Start of EXCERPTED RECORDS

// ... 15 lines not shown
      size_t pos = 0;
      bool compressed = false;
      while (pos + 5 <= data.size()) {
        if (data[pos] != 0) {
          compressed = true;
          break;
        }
        uint32_t len;
        memcpy(&len, data.data() + pos + 1, 4);
        len = ntohl(len);
        if (pos + 5 + len > data.size()) break;
        blob.append(data, pos + 5, len);
        lens.push_back(len);
        pos += 5 + len;
      }
      if (status == 0 && compressed) {
        status = 13;
        std::get<2>(r) = "compressed gRPC response frame not supported";
      }
      if (status < 0) {
        status = 2;
        if (std::get<2>(r).empty())
          std::get<2>(r) = "stream closed without grpc-status";
      }
      out.emplace_back(status, py::bytes(blob), std::move(lens), std::get<2>(r));
    }
    return out;
  }

  std::vector<std::tuple<int, py::bytes, std::string>> invoke_batch(
      const std::vector<std::string>& paths, const std::vector<py::bytes>& payloads,
      double timeout_s,
      const std::vector<std::vector<std::pair<std::string, std::string>>>& metadata) {
    auto raw = invoke_collect(paths, payloads, timeout_s, metadata);
    std::vector<std::tuple<int, py::bytes, std::string>> out;
    out.reserve(raw.size());
    for (auto& r : raw) {
      int status = std::get<0>(r);
      const std::string& data = std::get<1>(r);
      std::string payload;
      bool compressed = false;
      if (data.size() >= 5) {
        compressed = data[0] != 0;
        uint32_t len;
        memcpy(&len, data.data() + 1, 4);
        len = ntohl(len);
        if (data.size() >= 5 + (size_t)len) payload = data.substr(5, len);
      }
      if (status < 0) {
        status = 2;
        if (std::get<2>(r).empty())
          std::get<2>(r) = "stream closed without grpc-status";
      } else if (status == 0 && compressed) {
        status = 13;
        std::get<2>(r) = "compressed gRPC response frame not supported";
        payload.clear();
      }
      out.emplace_back(status, py::bytes(payload), std::get<2>(r));
    }
    return out;
  }

 public:
  struct RawCall {
    const char* path;
    size_t path_len;
    const uint8_t* payload;
    size_t payload_len;
    const std::vector<std::pair<std::string, std::string>>* metadata;
  };
  std::vector<std::tuple<int, std::string, std::string>> invoke_raw(
      const std::vector<RawCall>& rc, double timeout_s) {
    size_t n = rc.size();
    auto batch = std::make_shared<Batch>();
    auto deadline = Clock::now() + std::chrono::duration_cast<Clock::duration>(
                                       std::chrono::duration<double>(timeout_s));
    for (size_t i = 0; i < n; ++i) {
      batch->calls.emplace_back();
      Call& call = batch->calls.back();
      call.path.assign(rc[i].path, rc[i].path_len);
      call.deadline = deadline;
      call.slot = (int)i;
      if (rc[i].metadata) call.metadata = *rc[i].metadata;
      call.payload = grpc_frame(
          std::string((const char*)rc[i].payload, rc[i].payload_len));
    }
    size_t nc = conns_.size();
    for (size_t i = 0; i < n; ++i) {
      ClientConn* conn = conns_[i % nc].get();
      std::lock_guard<std::mutex> lk(conn->mu);
      conn->pending.push_back(QueuedCall{batch, &batch->calls[i]});
    }
    for (auto& conn : conns_) {
      uint64_t one = 1;
      (void)!write(conn->wake_fd, &one, 8);
    }
    {
      std::unique_lock<std::mutex> lk(batch->mu);
      auto hard = deadline + std::chrono::seconds(2);
      while (batch->done.load() < (int)n) {
        if (batch->cv.wait_until(lk, hard) == std::cv_status::timeout) break;
      }
    }
    std::vector<std::tuple<int, std::string, std::string>> out;
    out.reserve(n);
    for (size_t i = 0; i < n; ++i) {
      Call& call = batch->calls[i];
      if (!call.done.load(std::memory_order_acquire)) {
        out.emplace_back(4, std::string(), "deadline exceeded");
        continue;
      }
      if (call.overflow) {
        out.emplace_back(8, std::string(),
                         "response exceeds max_recv_msg_bytes");
        continue;
      }
      out.emplace_back(call.grpc_status, std::move(call.response),
                       call.grpc_message);
    }
    return out;
  }

 private:
  std::vector<std::tuple<int, std::string, std::string>> invoke_collect(
      const std::vector<std::string>& paths, const std::vector<py::bytes>& payloads,
      double timeout_s,
      const std::vector<std::vector<std::pair<std::string, std::string>>>& metadata,
      bool no_cap = false) {
    size_t n = paths.size();
    if (payloads.size() != n) throw std::runtime_error("paths/payloads mismatch");
    auto batch = std::make_shared<Batch>();
    auto deadline = Clock::now() + std::chrono::duration_cast<Clock::duration>(
                                       std::chrono::duration<double>(timeout_s));
    for (size_t i = 0; i < n; ++i) {
      batch->calls.emplace_back();
      Call& call = batch->calls.back();
      call.path = paths[i];
      call.deadline = deadline;
      call.slot = (int)i;
      call.no_cap = no_cap;
      if (i < metadata.size()) call.metadata = metadata[i];
      std::string raw = payloads[i];
      call.payload = grpc_frame(raw);
    }
    {
      py::gil_scoped_release rel;
      size_t nc = conns_.size();
      for (size_t i = 0; i < n; ++i) {
        ClientConn* conn = conns_[i % nc].get();
        std::lock_guard<std::mutex> lk(conn->mu);
        conn->pending.push_back(QueuedCall{batch, &batch->calls[i]});
      }
      for (auto& conn : conns_) {
        uint64_t one = 1;
        (void)!write(conn->wake_fd, &one, 8);
      }
      std::unique_lock<std::mutex> lk(batch->mu);
      auto hard = deadline + std::chrono::seconds(2);
      while (batch->done.load() < (int)n) {
        if (batch->cv.wait_until(lk, hard) == std::cv_status::timeout) break;
      }
    }
    std::vector<std::tuple<int, std::string, std::string>> out;
    out.reserve(n);
    for (size_t i = 0; i < n; ++i) {
      Call& call = batch->calls[i];
      if (!call.done.load(std::memory_order_acquire)) {
        out.emplace_back(4, std::string(), "deadline exceeded");
        continue;
      }
      if (call.overflow) {
        out.emplace_back(8, std::string(),
                         "response exceeds max_recv_msg_bytes");
        continue;
      }
      out.emplace_back(call.grpc_status, std::move(call.response),
                       call.grpc_message);
    }
    return out;
  }

 public:

 private:
  std::string target_;
  std::vector<std::unique_ptr<ClientConn>> conns_;
};


struct ServerStream {
  std::string path;
  std::string body;
  std::string response;
  size_t sent = 0;
  int grpc_status = 0;
  std::string grpc_message;
  bool responded = false;
};

struct ServerConn {
  int fd = -1;
  nghttp2_session* sess = nullptr;
  std::unordered_map<int32_t, ServerStream> streams;
  std::string wbuf;
  bool broken = false;
  class H2Server* server = nullptr;
};
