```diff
         for (int t = 0; t < NT; t++) {
@@ -1154,8 +1222,15 @@
           for (int kk = 0; kk < 4; kk++) sp.xchg(r.v[kk], outk[kk][2 * t + 1], outk[kk][2 * t + 2]);
         }
       }
+#if (H9G_P1_TASKS & 2)
+      if (__builtin_expect(slow, 0)) {
+#pragma unroll
+        for (int i = 1; i <= L; i++)
+          if (i == (jwt > 1 ? jwt : 1)) { rc_smp = smp[i]; rc_zq = zq[i]; }
+      }
+#endif
       aq_task = aqu;
-      picks = ((fl_a >> (4 * L)) & 3) != 0 || (aqu && ((fl_b >> (4 * L)) & 3) != 0);
+      picks = bad_pk;
     } else if constexpr (SP::kSpare && CS::kSpare && !M::kExact) {
       constexpr int S = CS::LANES, H = 64 - S;
       constexpr int R = (NT * S + 63) / 64, U = NT - R, TOT = U * S;
@@ -1400,6 +1475,15 @@
       d2[k] = m.div_d(-(hki * dsn + num * dhk), den, rden);
       b |= m.div_bad(qo[k]) | m.div_bad(d1[k]) | m.div_bad(d2[k]);
     };
+    if constexpr (kTask && (H9G_P1_TASKS & 2)) {
+#pragma unroll
+      for (int i = 1; i <= L; i++) {
+        qo[i] = c_q[i];
+        d1[i] = c_1[i];
+        d2[i] = c_2[i];
+      }
+    }
+    if (!kTask || __builtin_expect(!flux_done, 0)) {
 #pragma unroll
     for (int i = 1; i <= L - 1; i++)
       flux3_f(hk[i], (smp[i + 1] - smp[i]) - (zq[i + 1] - zq[i]), dsmpdw[i], dsmpdw[i + 1], dhkdw[i], g.den(i),
@@ -1425,6 +1509,7 @@
       }
       bad = false;
     }
+    }
     auto row_f = [&](int i, float am, float bm, float cm, float rm) __attribute__((always_inline)) {
       float x;
       if (i == 1) {
@@ -1435,12 +1520,17 @@
         zp |= BET == 0.0f;
         x = rm - am * dwat2[i - 1];
       }
+      if constexpr (kTask && (H9G_P1_TASKS & 4)) {
+        dwat2[i] = i == L + 1 ? mk_div_z(x, BET, bad) : mk_div(x, BET, bad);
+        if (i <= L) GAM[i + 1] = i == L ? mk_div_z(cm, BET, bad) : mk_div(cm, BET, bad);
+      } else {
       const double rb = recip64(BET);
       dwat2[i] = m.div_d(x, BET, rb);
       bad |= m.div_bad(dwat2[i]);
       if (i <= L) {
         GAM[i + 1] = m.div_d(cm, BET, rb);
         bad |= m.div_bad(GAM[i + 1]);
+      }
       }
     };
     auto dzdt = [&](float dz) __attribute__((always_inline)) {
@@ -1561,10 +1651,18 @@
     const int j1 = jwt + 1;
     const float hks_j = cs.lay(PF_HKS, j1);
     float smp_m = zero, zq_m = zero, zc_j = zero;
+    if constexpr (kTask && (H9G_P1_TASKS & 2)) {
+      smp_m = rc_smp;
+      zq_m = rc_zq;
+#pragma unroll
+      for (int i = 1; i <= L; i++)
+        if (i == jwt) zc_j = g.zc(i);
+    } else {
 #pragma unroll
     for (int i = 1; i <= L; i++) {
       if (i == (jwt > 1 ? jwt : 1)) { smp_m = smp[i]; zq_m = zq[i]; }
       if (i == jwt) zc_j = g.zc(i);
+    }
     }
     const float wh_zwt = zero;
     sy_first = s_y_of(jwt + 1, p1.v[0]);
diff --git a/hybrid9_amd/csrc/h9g_step.h b/hybrid9_amd/csrc/h9g_step.h
--- a/hybrid9_amd/csrc/h9g_step.h
+++ b/hybrid9_amd/csrc/h9g_step.h
@@ -120,6 +120,13 @@
   const uint32_t ux = (__builtin_bit_cast(uint32_t, x) & 0x7fffffffu) - 0x21800000u;
   const uint32_t ud = (__builtin_bit_cast(uint32_t, d) & 0x7fffffffu) - 0x21800000u;
   bad |= (ux > ud ? ux : ud) >= 0x5d800000u - 0x21800000u;
+  return q;
+}
+H9K_HD float mk_div_z(float x, float d, bool &bad) {
+  bool b = false;
+  const float q = mk_div(x, d, b);
+  const uint32_t ud = (__builtin_bit_cast(uint32_t, d) & 0x7fffffffu) - 0x21800000u;
+  bad |= __builtin_bit_cast(uint32_t, x) == 0u ? ud >= 0x5d800000u - 0x21800000u : b;
   return q;
 }
 
```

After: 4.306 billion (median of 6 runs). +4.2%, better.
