int pb200_srs_create(pb200_ctx* ctx, const uint8_t* h_points, uint64_t n, int precompute, pb200_srs** out) {
  PB_API_BEGIN PB_ON_CTX(C(ctx));
  PB_CHECK(n > 0, "empty SRS");
  *out = reinterpret_cast<pb200_srs*>(srs_create(C(ctx), h_points, n, precompute));
  PB_API_END
}
int pb200_srs_generate(pb200_ctx* ctx, const uint8_t* h_tau, uint64_t n, int precompute, pb200_srs** out) {
  PB_API_BEGIN PB_ON_CTX(C(ctx));
  PB_CHECK(n > 0, "empty SRS");
  *out = reinterpret_cast<pb200_srs*>(srs_generate(C(ctx), load_fr_canonical(h_tau), n, precompute));
  PB_API_END
}
int pb200_srs_generate_lagrange(pb200_ctx* ctx, const uint8_t* h_tau, uint64_t n, int precompute, pb200_srs** out) {
  PB_API_BEGIN PB_ON_CTX(C(ctx));
  PB_CHECK(n > 0, "empty SRS");
  *out = reinterpret_cast<pb200_srs*>(srs_generate_lagrange(C(ctx), load_fr_canonical(h_tau), n, precompute));
  PB_API_END
}
int pb200_srs_commit_coeffs_host(pb200_ctx* ctx, pb200_srs* srs, const uint8_t* h_coeffs, uint64_t m,
                                 uint8_t* h_out_xy, int* is_identity) {
  PB_API_BEGIN PB_ON_CTX(C(ctx));
  HostStage st(C(ctx), h_coeffs, (size_t)m * 32, 0);
  srs_msm(C(ctx), reinterpret_cast<Srs*>(srs), (const Fr*)st.in.p, m, false, h_out_xy, is_identity);
  PB_API_END
}
int pb200_srs_export(pb200_ctx* ctx, pb200_srs* srs, uint8_t* h_points, uint64_t first, uint64_t count) {
  PB_API_BEGIN PB_ON_CTX(C(ctx));
  srs_export(C(ctx), reinterpret_cast<Srs*>(srs), h_points, first, count);
  PB_API_END
}
void pb200_srs_destroy(pb200_srs* srs) { srs_destroy(reinterpret_cast<Srs*>(srs)); }
uint64_t pb200_srs_size(pb200_srs* srs) { return srs_size(reinterpret_cast<Srs*>(srs)); }

int pb200_srs_commit_lagrange(pb200_ctx* ctx, pb200_srs* srs, const void* d_values, unsigned log_n, uint8_t* h_out_xy,
                              int* is_identity) {
  PB_API_BEGIN PB_ON_CTX(C(ctx));
  Context* c = C(ctx);
  uint64_t n = (uint64_t)1 << log_n;
  PB_CHECK(n <= srs_size(reinterpret_cast<Srs*>(srs)), "Not enough powers in setup");
  DevBuf coeffs(n * 32);
  ntt_run(c, (const Fr*)d_values, coeffs.as<Fr>(), (int)log_n, true, n, nullptr, nullptr);
  srs_msm(c, reinterpret_cast<Srs*>(srs), coeffs.as<Fr>(), n, false, h_out_xy, is_identity);
  PB_API_END
}
int pb200_srs_commit_lagrange_host(pb200_ctx* ctx, pb200_srs* srs, const uint8_t* h_values, unsigned log_n,
                                   uint8_t* h_out_xy, int* is_identity) {
  PB_API_BEGIN PB_ON_CTX(C(ctx));
  size_t bytes = ((size_t)1 << log_n) * 32;
  HostStage st(C(ctx), h_values, bytes, 0);
  int rc = pb200_srs_commit_lagrange(ctx, srs, st.in.p, log_n, h_out_xy, is_identity);
  if (rc) throw Error(g_err);
  PB_API_END
}
int pb200_srs_commit_coeffs(pb200_ctx* ctx, pb200_srs* srs, const void* d_coeffs, uint64_t m, int coeffs_montgomery,
                            uint8_t* h_out_xy, int* is_identity) {
  PB_API_BEGIN PB_ON_CTX(C(ctx));
  srs_msm(C(ctx), reinterpret_cast<Srs*>(srs), (const Fr*)d_coeffs, m, coeffs_montgomery != 0, h_out_xy, is_identity);
  PB_API_END
}

int pb200_prover_create(pb200_ctx* ctx, pb200_srs* srs, unsigned log_n, const uint8_t* const* h_pk,
                        pb200_prover** out) {
  return pb200_prover_create_custom(ctx, srs, log_n, h_pk, 0, nullptr, nullptr, out);
}
int pb200_prover_create_sharded(pb200_ctx* ctx, pb200_srs* srs, unsigned log_n, const uint8_t* const* h_pk,
                                pb200_prover** out) {
  return pb200_prover_create_custom_sharded(ctx, srs, log_n, h_pk, 0, nullptr, nullptr, out);
}
int pb200_prover_create_custom(pb200_ctx* ctx, pb200_srs* srs, unsigned log_n, const uint8_t* const* h_pk,
                               unsigned n_custom, const uint8_t* h_exps, const uint8_t* const* h_custom,
                               pb200_prover** out) {
  PB_API_BEGIN PB_ON_CTX(C(ctx));
  *out = reinterpret_cast<pb200_prover*>(prover_create(C(ctx), reinterpret_cast<Srs*>(srs), (int)log_n, h_pk,
                                                       (int)n_custom, h_exps, h_custom, false));
  PB_API_END
}
int pb200_prover_create_custom_sharded(pb200_ctx* ctx, pb200_srs* srs, unsigned log_n, const uint8_t* const* h_pk,
                                       unsigned n_custom, const uint8_t* h_exps, const uint8_t* const* h_custom,
                                       pb200_prover** out) {
  PB_API_BEGIN PB_ON_CTX(C(ctx));
  *out = reinterpret_cast<pb200_prover*>(prover_create(C(ctx), reinterpret_cast<Srs*>(srs), (int)log_n, h_pk,
                                                       (int)n_custom, h_exps, h_custom, true));
  PB_API_END
}
void pb200_prover_destroy(pb200_prover* p) { prover_destroy(reinterpret_cast<Prover*>(p)); }
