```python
SIGNATURES = {
    "epnet_abi_version": (_i, []),
    "epnet_strerror": (ctypes.c_char_p, [_i]),
    "epnet_last_hip_error": (ctypes.c_char_p, []),
    "epnet_furthest_point_sampling": (_i, [_i, _i, _i, _vp, _vp, _vp, _vp]),
    "epnet_gather_points": (_i, [_i, _i, _i, _i, _vp, _vp, _vp, _vp]),
    "epnet_gather_points_grad": (_i, [_i, _i, _i, _i, _vp, _vp, _vp, _vp]),
    "epnet_ball_query": (_i, [_i, _i, _i, _f, _i, _vp, _vp, _vp, _vp]),
    "epnet_ball_query_workspace_bytes": (_sz, [_i, _i, _i]),
    "epnet_ball_query_ws": (_i, [_i, _i, _i, _f, _i, _vp, _vp, _vp, _vp, _sz, _vp]),
    "epnet_group_points": (_i, [_i, _i, _i, _i, _i, _vp, _vp, _vp, _vp]),
    "epnet_group_points_grad": (_i, [_i, _i, _i, _i, _i, _vp, _vp, _vp, _vp]),
    "epnet_group_concat": (_i, [_i, _i, _i, _i, _i, _vp, _vp, _vp, _vp, _vp, _i, _vp]),
# ... 5 lines not shown
    "epnet_group_concat_grad_ws": (_i, [_i, _i, _i, _i, _i, _vp, _vp, _vp, _i, _vp, _sz, _vp]),
    "epnet_three_nn": (_i, [_i, _i, _i, _vp, _vp, _vp, _vp, _vp]),
    "epnet_three_nn_workspace_bytes": (_sz, [_i, _i, _i]),
    "epnet_three_nn_ws": (_i, [_i, _i, _i, _vp, _vp, _vp, _vp, _vp, _sz, _vp]),
    "epnet_three_interpolate": (_i, [_i, _i, _i, _i, _vp, _vp, _vp, _vp, _vp]),
    "epnet_three_interpolate_grad": (_i, [_i, _i, _i, _i, _vp, _vp, _vp, _vp, _vp]),
    "epnet_three_interpolate_grad_workspace_bytes": (_sz, [_i, _i, _i]),
    "epnet_three_interpolate_grad_ws": (_i, [_i, _i, _i, _i, _vp, _vp, _vp, _vp, _vp, _sz, _vp]),
    "epnet_group_linear": (_i, [_i, _i, _i, _i, _i, _vp, _vp, _vp, _vp, _vp, _vp, _vp, _vp]),
    "epnet_group_linear_grad_w": (_i, [_i, _i, _i, _i, _i, _vp, _vp, _vp, _vp, _vp, _vp]),
    "epnet_feature_gather": (_i, [_i, _i, _i, _i, _i, _i, _i, _vp, _vp, _vp, _vp, _vp, _vp]),
    "epnet_feature_gather_grad": (_i, [_i, _i, _i, _i, _i, _i, _vp, _vp, _vp, _vp]),
    "epnet_pool_max": (_i, [ctypes.c_longlong, _i, _vp, _vp, _vp, _vp]),
    "epnet_pool_max_grad": (_i, [ctypes.c_longlong, _i, _vp, _vp, _vp, _vp]),
    "epnet_scene_index_bytes": (_sz, [_i, _i]),
    "epnet_scene_index_build": (_i, [_i, _i, _vp, _vp, _sz, _vp]),
    "epnet_scene_index_build_gathered": (_i, [_i, _i, _i, _vp, _vp, _vp, _vp, _sz, _vp]),
    "epnet_furthest_point_sampling_indexed": (_i, [_i, _i, _i, _vp, _vp, _sz, _vp, _vp, _vp]),
    "epnet_sample_centres": (_i, [_i, _i, _i, _vp, _vp, _sz, _vp, _vp, _vp, _vp]),
    "epnet_sample_centres_chain": (_i, [_i, _i, _i, _vp, _vp, _sz, _vp, _vp, _vp, _vp, _vp, _i, _vp]),
    "epnet_group_concat_multi": (_i, [_i, _i, _i, _i, _i, _vp, _vp, _vp, _vp, _vp, _vp, _i, _vp]),
    "epnet_ball_query_indexed_multi": (_i, [_i, _i, _i, _i, _vp, _vp, _vp, _vp, _vp, _sz, _vp, _vp]),
    "epnet_ball_query_ordered": (_i, [_i, _i, _i, _i, _vp, _vp, _vp, _vp, _vp, _sz, _vp, _sz, _vp, _vp]),
    "epnet_three_nn_indexed": (_i, [_i, _i, _i, _vp, _vp, _vp, _sz, _vp, _sz, _vp, _vp, _vp]),
    "epnet_ball_query_indexed": (_i, [_i, _i, _i, _f, _i, _vp, _vp, _vp, _sz, _vp, _vp]),
    "epnet_boxes_overlap_bev": (_i, [_i, _vp, _i, _vp, _vp, _vp]),
    "epnet_boxes_iou_bev": (_i, [_i, _vp, _i, _vp, _vp, _vp]),
    "epnet_boxes_iou3d": (_i, [_i, _vp, _i, _vp, _vp, _vp]),
    "epnet_boxes_iou3d_pairs": (_i, [_i, _vp, _vp, _vp, _vp]),
    "epnet_aug_roi_by_noise": (_i, [_i, _i, _f, _vp, _vp, _vp, _vp, _vp, _vp, _vp, _vp]),
    "epnet_rpn_proposals_workspace_bytes": (_sz, [_i, _i, _i, _i]),
    "epnet_rpn_proposals": (_i, [_i, _i, _vp, _vp, _vp, _i, _i, _i, _f, _i, _vp, _sz, _vp, _vp, _vp, _vp]),
    "epnet_nms_workspace_bytes": (_sz, [_i]),
    "epnet_nms": (_i, [_vp, _i, _f, _vp, _sz, _vp, _vp, _vp]),
    "epnet_nms_normal": (_i, [_vp, _i, _f, _vp, _sz, _vp, _vp, _vp]),
    "epnet_roipool3d_workspace_bytes": (_sz, [_i, _i, _i]),
    "epnet_roipool3d": (_i, [_i, _i, _i, _i, _i, _vp, _vp, _vp, _vp, _vp, _vp, _sz, _vp]),
    "epnet_pts_in_boxes3d_host": (_i, [_vp, _vp, _vp, _i64, _i64]),
    "epnet_roipool3d_host": (_i, [_vp, _vp, _vp, _vp, _vp, _vp, _i64, _i64, _i64, _i64]),
}

_lib = None


class EpnetError(RuntimeError):
    pass
# ... 30 lines not shown
```

epnet_amd/csrc/ball_query.hip:

```cpp
#include <stdlib.h>

#include "common.h"
#include "dpp.h"
#include "spatial.h"

namespace epnet {

constexpr int kBqTile = 2048;
constexpr int kBqThreads = 256;

template <int CPW>
__global__ __launch_bounds__(kBqThreads) void ball_query_kernel(int n, int m, float radius2, int nsample,
                                                                const float *__restrict__ new_xyz,
                                                                const float *__restrict__ xyz,
                                                                int *__restrict__ idx) {
    __shared__ float tile[kBqTile * 3];
    const int lane = threadIdx.x & 63, wave = threadIdx.x >> 6;
    const int bs = blockIdx.y;
    xyz += (size_t)bs * n * 3;
    new_xyz += (size_t)bs * m * 3;
    idx += (size_t)bs * m * nsample;

    const int c0 = (blockIdx.x * (kBqThreads / 64) + wave) * CPW;
    float cx[CPW], cy[CPW], cz[CPW];
// ... 325 lines not shown
        for (int q0 = 0; q0 < nq; q0 += 64) {
            const int qd = q0 + lane;
            const bool qnear = qd < nq && box_near(qboxes + qd * 6, cx, cy, cz, r2);
            const unsigned long long qmask = __ballot(qnear);
            if (!qmask) continue;
            const int nqc = (int)__popcll(qmask);
            if (qnear) quads[popc_below(qmask)] = qd;
            __builtin_amdgcn_wave_barrier();
            for (int s0 = 0; s0 < nqc; s0 += 16) {
                const int slot = s0 + (lane >> 2);
                int bid = 0;
                bool bnear = false;
                if (slot < nqc) {
                    bid = quads[slot] * 4 + (lane & 3);
                    bnear = box_near(boxes + bid * 6, cx, cy, cz, r2);
                }
                scan_buckets(__ballot(bnear), [&](int l) { return __builtin_amdgcn_readlane(bid, l); });
            }
            __builtin_amdgcn_wave_barrier();
        }
    }
}
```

End of EXCERPTED RECORDS

EXERCISE INSTRUCTIONS →
Lines with the word "RawCall" in them: report all of these from the listing above.

YOUR RESPONSE →
  struct RawCall {
      const std::vector<RawCall>& rc, double timeout_s) {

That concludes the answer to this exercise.